Be Respectful & Choose Empathy: Use polite language and terms when referencing their condition and choose to understand, not criminalize.
Words go a long way and have a greater impact than many of us care to admit. Our change of reference and language is where change begins.
When we discuss those whom struggle with an addiction or substance use, people are likely to use labels and negatively connotated words like “crazy,” “junkie,” or even “psychotic.” We are all humans with a drug of choice, so why do we approach this community with such perceived indifference? Learn to fray from terms like: addict, drunk, junkie, and dirty.
Instead:
Educate yourself
There are a plethora of resources out there on the specifics and science behind addiction. Blog posts like my own, YouTube videos, online PDFs and slideshows, all provide a wide range of material for you to absorb and internalize. If you wish to dive more into the objectivity of substance abuse, start here:
Addiction: Statistics, Origins, Symptoms, Risk Factors
Drugs of Abuse - Interactive Lesson
Drug Use Changing the Brain over Time
Take Care of Yourself, Too
In the midst of prioritizing others and worrying about loved ones, it is especially crucial to put ourselves first and meet our own needs. Loving an individual who struggles with addiction is an exhausting and emotionally complex task. In fact, watching a cared one become increasingly more ill can inhibit your own work and school success, relationships with family, and your own mental health. As provided by the Hazelden Foundation, just like substance use disorder treatment, there are various options available to help you. It’s all about finding something that works for you—and finding people who just get it.

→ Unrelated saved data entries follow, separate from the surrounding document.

# aspuru-guzik-group/waveflow

Hardware: AMD Instinct MI355X
Metric: flow log-prob evals/sec (higher is better)
Workload: dtype f32

## Files before the change

waveflow_amd/csrc/wf_kernels_scalar.hip:

```cpp
#include "wf_scalar_impl.h"

namespace wf {

namespace scalar {
WF_SCALAR_SHAPE(extern, 2, 32) WF_SCALAR_SHAPE(extern, 3, 32) WF_SCALAR_SHAPE(extern, 4, 32) WF_SCALAR_SHAPE(extern, 5, 32)
WF_SCALAR_SHAPE(extern, 6, 32) WF_SCALAR_SHAPE(extern, 7, 32) WF_SCALAR_SHAPE(extern, 8, 32)
WF_SCALAR_SHAPE(extern, 2, 64) WF_SCALAR_SHAPE(extern, 3, 64) WF_SCALAR_SHAPE(extern, 4, 64) WF_SCALAR_SHAPE(extern, 5, 64)
WF_SCALAR_SHAPE(extern, 6, 64) WF_SCALAR_SHAPE(extern, 7, 64) WF_SCALAR_SHAPE(extern, 8, 64)
}

namespace {
using namespace scalar;

constexpr int kSumBlock = 256;
constexpr int kSumMaxBlocks = 1024;

__device__ __forceinline__ void block_reduce2(double& a, double& b, double* sm) {
    sm[threadIdx.x] = a;
    sm[kSumBlock + threadIdx.x] = b;
    __syncthreads();
    for (int s = kSumBlock / 2; s > 0; s >>= 1) {
        if ((int)threadIdx.x < s) {
            sm[threadIdx.x] += sm[threadIdx.x + s];
            sm[kSumBlock + threadIdx.x] += sm[kSumBlock + threadIdx.x + s];
        }
        __syncthreads();
    }
    a = sm[0];
    b = sm[kSumBlock];
}

__device__ __forceinline__ void ring_push(double s, double q, double n, double* __restrict__ ring, int ring_len, unsigned long long* __restrict__ counter) {
    const unsigned long long c = *counter;
    double* slot = ring + (c % (unsigned long long)ring_len) * 3;
    slot[0] = s; slot[1] = q; slot[2] = n;
    *counter = c + 1;
}

__global__ __launch_bounds__(kSumBlock) void k_sums_stage1(const float* __restrict__ v, int64_t B, double* __restrict__ partial,
                                                           double* __restrict__ final, double* __restrict__ ring, int ring_len,
                                                           unsigned long long* __restrict__ counter) {
    __shared__ double sm[2 * kSumBlock];
    double s = 0.0, q = 0.0;
    for (int64_t i = (int64_t)blockIdx.x * kSumBlock + threadIdx.x; i < B; i += (int64_t)gridDim.x * kSumBlock) {
        const double x = (double)v[i];
        s += x;
        q += x * x;
    }
    block_reduce2(s, q, sm);
    if (threadIdx.x == 0) {
        if (final) {
            final[0] = s;
            final[1] = q;
            final[2] = (double)B;
            if (ring) ring_push(s, q, (double)B, ring, ring_len, counter);
        } else {
            partial[2 * blockIdx.x] = s;
            partial[2 * blockIdx.x + 1] = q;
        }
    }
}

__global__ __launch_bounds__(kSumBlock) void k_sums_stage2(const double* __restrict__ partial, int n_blocks, int64_t B, double* __restrict__ out,
                                                           double* __restrict__ ring, int ring_len, unsigned long long* __restrict__ counter) {
    __shared__ double sm[2 * kSumBlock];
    double s = 0.0, q = 0.0;
    for (int i = threadIdx.x; i < n_blocks; i += kSumBlock) {
        s += partial[2 * i];
        q += partial[2 * i + 1];
    }
    block_reduce2(s, q, sm);
    if (threadIdx.x == 0) {
        out[0] = s;
        out[1] = q;
        out[2] = (double)B;
        if (ring) ring_push(s, q, (double)B, ring, ring_len, counter);
    }
}

int sums_blocks(int64_t B) {
    int64_t n = (B + kSumBlock - 1) / kSumBlock;
    if (n < 1) n = 1;
    if (n > kSumMaxBlocks) n = kSumMaxBlocks;
    return (int)n;
}

int finish_launch() {
    hipError_t e = hipGetLastError();
    if (e != hipSuccess) {
        set_hip_error((int)e);
        return WF_ERR_HIP;
    }
    return WF_OK;
}

}

#define WF_DISPATCH_D(D_, NBP_, CALL)                                         \
    if ((NBP_) == 32) {                                                          \
        switch (D_) {                                                            \
            case 2: CALL(2, 32); break;                                          \
            case 3: CALL(3, 32); break;                                          \
            case 4: CALL(4, 32); break;                                          \
            case 5: CALL(5, 32); break;                                          \
            case 6: CALL(6, 32); break;                                          \
            case 7: CALL(7, 32); break;                                          \
            case 8: CALL(8, 32); break;                                          \
            default: return WF_ERR_UNSUPPORTED;                                  \
        }                                                                        \
    } else if ((NBP_) == 64) {                                                   \
        switch (D_) {                                                            \
            case 2: CALL(2, 64); break;                                          \
            case 3: CALL(3, 64); break;                                          \
            case 4: CALL(4, 64); break;                                          \
            case 5: CALL(5, 64); break;                                          \
            case 6: CALL(6, 64); break;                                          \
            case 7: CALL(7, 64); break;                                          \
            case 8: CALL(8, 64); break;                                          \
            default: return WF_ERR_UNSUPPORTED;                                  \
        }                                                                        \
    } else {                                                                     \
        return WF_ERR_UNSUPPORTED;                                               \
    }

int launch_scalar(const ModelDev& md, const ModelDev* md_dev, int mode, const float* x, int64_t B, float* out, float* u, int32_t* idx,
                  void* stream) {
    hipStream_t s = (hipStream_t)stream;
#define CALL(DD, NN) run_eval<DD, NN>(md_dev, mode, x, B, out, u, idx, s)
    WF_DISPATCH_D(md.D, md.nbp, CALL)
#undef CALL
    return finish_launch();
}

int launch_scalar_layer(const ModelDev& md, const ModelDev* md_dev, int layer, const float* u_in, int64_t B, float* y, float* logdet,
                        int32_t* idx, void* stream) {
    hipStream_t s = (hipStream_t)stream;
#define CALL(DD, NN) run_layer<DD, NN>(md_dev, layer, u_in, B, y, logdet, idx, s)
    WF_DISPATCH_D(md.D, md.nbp, CALL)
#undef CALL
    return finish_launch();
}

int launch_scalar_inverse(const ModelDev& md, const ModelDev* md_dev, const float* u, int64_t B, float* x, int exact, void* stream) {
    hipStream_t s = (hipStream_t)stream;
#define CALL(DD, NN) run_inverse<DD, NN>(md_dev, u, B, x, exact, s)
    WF_DISPATCH_D(md.D, md.nbp, CALL)
#undef CALL
    return finish_launch();
}

int launch_scalar_sample(const ModelDev& md, const ModelDev* md_dev, unsigned long long seed, int64_t B, float* x, float* latent, int exact,
                         void* stream) {
    hipStream_t s = (hipStream_t)stream;
#define CALL(DD, NN) run_sample<DD, NN>(md_dev, seed, B, x, latent, exact, s)
    WF_DISPATCH_D(md.D, md.nbp, CALL)
#undef CALL
    return finish_launch();
}

__global__ void k_sort_rows(const float* __restrict__ x, int64_t B, int D, float* __restrict__ xs, int32_t* __restrict__ inv) {
    const int64_t b = (int64_t)blockIdx.x * blockDim.x + threadIdx.x;
    if (b >= B) return;
    float r[WF_MAX_DIM];
    for (int d = 0; d < D; ++d) r[d] = x[b * D + d];
    int n = 0;
    for (int pass = 0; pass < D; ++pass)
        for (int i = pass & 1; i + 1 < D; i += 2)
            if (r[i] > r[i + 1]) {
                const float t = r[i]; r[i] = r[i + 1]; r[i + 1] = t;
                ++n;
            }
    if (xs)
        for (int d = 0; d < D; ++d) xs[b * D + d] = r[d];
    if (inv) inv[b] = n;
}
__global__ void k_apply_sign(float* __restrict__ v, const int32_t* __restrict__ inv, int64_t B) {
    const int64_t b = (int64_t)blockIdx.x * blockDim.x + threadIdx.x;
    if (b < B && (inv[b] & 1)) v[b] = -v[b];
}

int launch_sort_rows(const float* x, int64_t B, int D, float* xs, int32_t* inv, void* stream) {
    if (B <= 0) return WF_OK;
    hipLaunchKernelGGL(k_sort_rows, dim3((unsigned)((B + 255) / 256)), dim3(256), 0, (hipStream_t)stream, x, B, D, xs, inv);
    return finish_launch();
}
int launch_apply_sign(float* v, const int32_t* inv, int64_t B, void* stream) {
    if (B <= 0) return WF_OK;
    hipLaunchKernelGGL(k_apply_sign, dim3((unsigned)((B + 255) / 256)), dim3(256), 0, (hipStream_t)stream, v, inv, B);
    return finish_launch();
}

int64_t block_sums_ws_bytes(int64_t) { return (int64_t)kSumMaxBlocks * 2 * sizeof(double); }

int launch_block_sums(const float* v, int64_t B, double* out, void* ws, int64_t, void* stream, double* ring, int ring_len,
                      unsigned long long* counter) {
    hipStream_t s = (hipStream_t)stream;
    const int nb = sums_blocks(B);
    double* partial = (double*)ws;
    if (nb == 1) {
        hipLaunchKernelGGL(k_sums_stage1, dim3(1), dim3(kSumBlock), 0, s, v, B, partial, out, ring, ring_len, counter);
        return finish_launch();
    }
    hipLaunchKernelGGL(k_sums_stage1, dim3(nb), dim3(kSumBlock), 0, s, v, B, partial, (double*)nullptr, (double*)nullptr, 0,
                       (unsigned long long*)nullptr);
    hipLaunchKernelGGL(k_sums_stage2, dim3(1), dim3(kSumBlock), 0, s, (const double*)partial, nb, B, out, ring, ring_len, counter);
    return finish_launch();
}

}
```

Before: 4.271 billion.

## Fuse two-stage block sum reduction into single kernel with last-block ticket

Replaces the two-launch block-sum reduction with a single launch where each block writes its partial sums, takes an atomic ticket, and the last block to finish performs the final reduction and resets the ticket. A per-device, per-stream ticket table is allocated lazily on the host, with a fallback to the old two-kernel path during stream capture or on per-thread streams. This removes one kernel launch and the gap between the two launches, at the cost of an atomic plus fences per block and host-side map lookups under a mutex on every call.

```diff
diff --git a/waveflow_amd/csrc/wf_kernels_scalar.hip b/waveflow_amd/csrc/wf_kernels_scalar.hip
--- a/waveflow_amd/csrc/wf_kernels_scalar.hip
+++ b/waveflow_amd/csrc/wf_kernels_scalar.hip
@@ -1,3 +1,7 @@
+#include <map>
+#include <mutex>
+#include <unordered_map>
+
 #include "wf_scalar_impl.h"
 
 namespace wf {
@@ -37,37 +41,12 @@
     *counter = c + 1;
 }
 
-__global__ __launch_bounds__(kSumBlock) void k_sums_stage1(const float* __restrict__ v, int64_t B, double* __restrict__ partial,
-                                                           double* __restrict__ final, double* __restrict__ ring, int ring_len,
-                                                           unsigned long long* __restrict__ counter) {
-    __shared__ double sm[2 * kSumBlock];
-    double s = 0.0, q = 0.0;
-    for (int64_t i = (int64_t)blockIdx.x * kSumBlock + threadIdx.x; i < B; i += (int64_t)gridDim.x * kSumBlock) {
-        const double x = (double)v[i];
-        s += x;
-        q += x * x;
-    }
-    block_reduce2(s, q, sm);
-    if (threadIdx.x == 0) {
-        if (final) {
-            final[0] = s;
-            final[1] = q;
-            final[2] = (double)B;
-            if (ring) ring_push(s, q, (double)B, ring, ring_len, counter);
-        } else {
-            partial[2 * blockIdx.x] = s;
-            partial[2 * blockIdx.x + 1] = q;
-        }
-    }
-}
-
-__global__ __launch_bounds__(kSumBlock) void k_sums_stage2(const double* __restrict__ partial, int n_blocks, int64_t B, double* __restrict__ out,
-                                                           double* __restrict__ ring, int ring_len, unsigned long long* __restrict__ counter) {
-    __shared__ double sm[2 * kSumBlock];
+__device__ __forceinline__ void sums_finish(const double* partial, int n_blocks, int64_t B, double* __restrict__ out, double* __restrict__ ring,
+                                            int ring_len, unsigned long long* __restrict__ counter, double* sm) {
     double s = 0.0, q = 0.0;
     for (int i = threadIdx.x; i < n_blocks; i += kSumBlock) {
-        s += partial[2 * i];
-        q += partial[2 * i + 1];
+        s += __hip_atomic_load(partial + 2 * i, __ATOMIC_RELAXED, __HIP_MEMORY_SCOPE_AGENT);
+        q += __hip_atomic_load(partial + 2 * i + 1, __ATOMIC_RELAXED, __HIP_MEMORY_SCOPE_AGENT);
     }
     block_reduce2(s, q, sm);
     if (threadIdx.x == 0) {
@@ -76,6 +55,51 @@
         out[2] = (double)B;
         if (ring) ring_push(s, q, (double)B, ring, ring_len, counter);
     }
+}
+
+__global__ __launch_bounds__(kSumBlock) void k_sums_stage1(const float* __restrict__ v, int64_t B, double* partial, double* __restrict__ out,
+                                                           unsigned int* ticket, double* __restrict__ ring, int ring_len,
+                                                           unsigned long long* __restrict__ counter) {
+    __shared__ double sm[2 * kSumBlock];
+    __shared__ int is_last;
+    double s = 0.0, q = 0.0;
+    for (int64_t i = (int64_t)blockIdx.x * kSumBlock + threadIdx.x; i < B; i += (int64_t)gridDim.x * kSumBlock) {
+        const double x = (double)v[i];
+        s += x;
+        q += x * x;
+    }
+    block_reduce2(s, q, sm);
+    if (!ticket) {
+        if (threadIdx.x == 0) {
+            if (out) {
+                out[0] = s;
+                out[1] = q;
+                out[2] = (double)B;
+                if (ring) ring_push(s, q, (double)B, ring, ring_len, counter);
+            } else {
+                partial[2 * blockIdx.x] = s;
+                partial[2 * blockIdx.x + 1] = q;
+            }
+        }
+        return;
+    }
+    if (threadIdx.x == 0) {
+        partial[2 * blockIdx.x] = s;
+        partial[2 * blockIdx.x + 1] = q;
+        __threadfence();
+        is_last = atomicAdd(ticket, 1u) == gridDim.x - 1;
+    }
+    __syncthreads();
+    if (!is_last) return;
+    __threadfence();
+    sums_finish(partial, (int)gridDim.x, B, out, ring, ring_len, counter, sm);
+    if (threadIdx.x == 0) __hip_atomic_store(ticket, 0u, __ATOMIC_RELAXED, __HIP_MEMORY_SCOPE_AGENT);
+}
+
+__global__ __launch_bounds__(kSumBlock) void k_sums_stage2(const double* partial, int n_blocks, int64_t B, double* __restrict__ out,
+                                                           double* __restrict__ ring, int ring_len, unsigned long long* __restrict__ counter) {
+    __shared__ double sm[2 * kSumBlock];
+    sums_finish(partial, n_blocks, B, out, ring, ring_len, counter, sm);
 }
 
 int sums_blocks(int64_t B) {
@@ -192,17 +216,75 @@
 
 int64_t block_sums_ws_bytes(int64_t) { return (int64_t)kSumMaxBlocks * 2 * sizeof(double); }
 
+namespace {
+constexpr int kTicketSlots = 256;
+constexpr int kTicketStride = 16;
+
+struct TicketTable {
+    unsigned int* dev = nullptr;
+    std::unordered_map<hipStream_t, int> slot;
+};
+std::mutex g_ticket_mutex;
+std::map<int, TicketTable> g_ticket_tables;
+
+unsigned int* sums_ticket(hipStream_t s) {
+    if (s == hipStreamPerThread) return nullptr;
+    if (s != nullptr) {
+        hipStreamCaptureStatus cs = hipStreamCaptureStatusNone;
+        if (hipStreamIsCapturing(s, &cs) != hipSuccess) {
+            (void)hipGetLastError();
+            return nullptr;
+        }
+        if (cs != hipStreamCaptureStatusNone) return nullptr;
+    }
+    int dev = 0;
+    if (hipGetDevice(&dev) != hipSuccess) {
+        (void)hipGetLastError();
+        return nullptr;
+    }
+    std::lock_guard<std::mutex> lock(g_ticket_mutex);
+    TicketTable& t = g_ticket_tables[dev];
+    if (!t.dev) {
+        unsigned int* p = nullptr;
+        const size_t bytes = (size_t)kTicketSlots * kTicketStride * sizeof(unsigned int);
+        hipStreamCaptureMode mode = hipStreamCaptureModeRelaxed;
+        const bool exchanged = hipThreadExchangeStreamCaptureMode(&mode) == hipSuccess;
+        bool ok = hipMalloc((void**)&p, bytes) == hipSuccess;
+        if (ok && !(hipMemset(p, 0, bytes) == hipSuccess && hipDeviceSynchronize() == hipSuccess)) {
+            ok = false;
+            (void)hipFree(p);
+        }
+        if (exchanged) (void)hipThreadExchangeStreamCaptureMode(&mode);
+        if (!ok) {
+            (void)hipGetLastError();
+            return nullptr;
+        }
+        t.dev = p;
+    }
+    auto it = t.slot.find(s);
+    if (it == t.slot.end()) {
+        if ((int)t.slot.size() >= kTicketSlots) return nullptr;
+        it = t.slot.emplace(s, (int)t.slot.size()).first;
+    }
+    return t.dev + (size_t)it->second * kTicketStride;
+}
+}
+
 int launch_block_sums(const float* v, int64_t B, double* out, void* ws, int64_t, void* stream, double* ring, int ring_len,
                       unsigned long long* counter) {
     hipStream_t s = (hipStream_t)stream;
     const int nb = sums_blocks(B);
     double* partial = (double*)ws;
     if (nb == 1) {
-        hipLaunchKernelGGL(k_sums_stage1, dim3(1), dim3(kSumBlock), 0, s, v, B, partial, out, ring, ring_len, counter);
+        hipLaunchKernelGGL(k_sums_stage1, dim3(1), dim3(kSumBlock), 0, s, v, B, partial, out, (unsigned int*)nullptr, ring, ring_len, counter);
         return finish_launch();
     }
-    hipLaunchKernelGGL(k_sums_stage1, dim3(nb), dim3(kSumBlock), 0, s, v, B, partial, (double*)nullptr, (double*)nullptr, 0,
-                       (unsigned long long*)nullptr);
+    if (unsigned int* ticket = sums_ticket(s)) {
+        hipLaunchKernelGGL(k_sums_stage1, dim3(nb), dim3(kSumBlock), 0, s, v, B, partial, out, ticket, ring, ring_len, counter);
+        return finish_launch();
+    }
+    hipLaunchKernelGGL(k_sums_stage1, dim3(nb), dim3(kSumBlock), 0, s, v, B, partial, (double*)nullptr, (unsigned int*)nullptr,
+                       (double*)nullptr, 0, (unsigned long long*)nullptr);
     hipLaunchKernelGGL(k_sums_stage2, dim3(1), dim3(kSumBlock), 0, s, (const double*)partial, nb, B, out, ring, ring_len, counter);
     return finish_launch();
 }
```

New measurement: 3.967 billion. -7.1%, worse.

Al-Anon: Free Twelve Step support group for families and loved ones of those with an alcohol substance use disorder
Nar-Anon: Free Twelve Step support group for families and loved ones of those with a substance use disorder
Community Reinforcement and Family Training (CRAFT): support group focused on healthier relationships and communication with loved ones facing a substance use disorder
Family groups: support groups for family members of loved ones who are struggling with a substance use disorder
Addiction is a more intricate and intensely unique conception than many community members fail to recognize. It is important to take time to reach a level of awareness and education to promote situations like these with delicacy, and support our wider global communities with the positive and empathetic language we all need from one another to get by in this crazy world.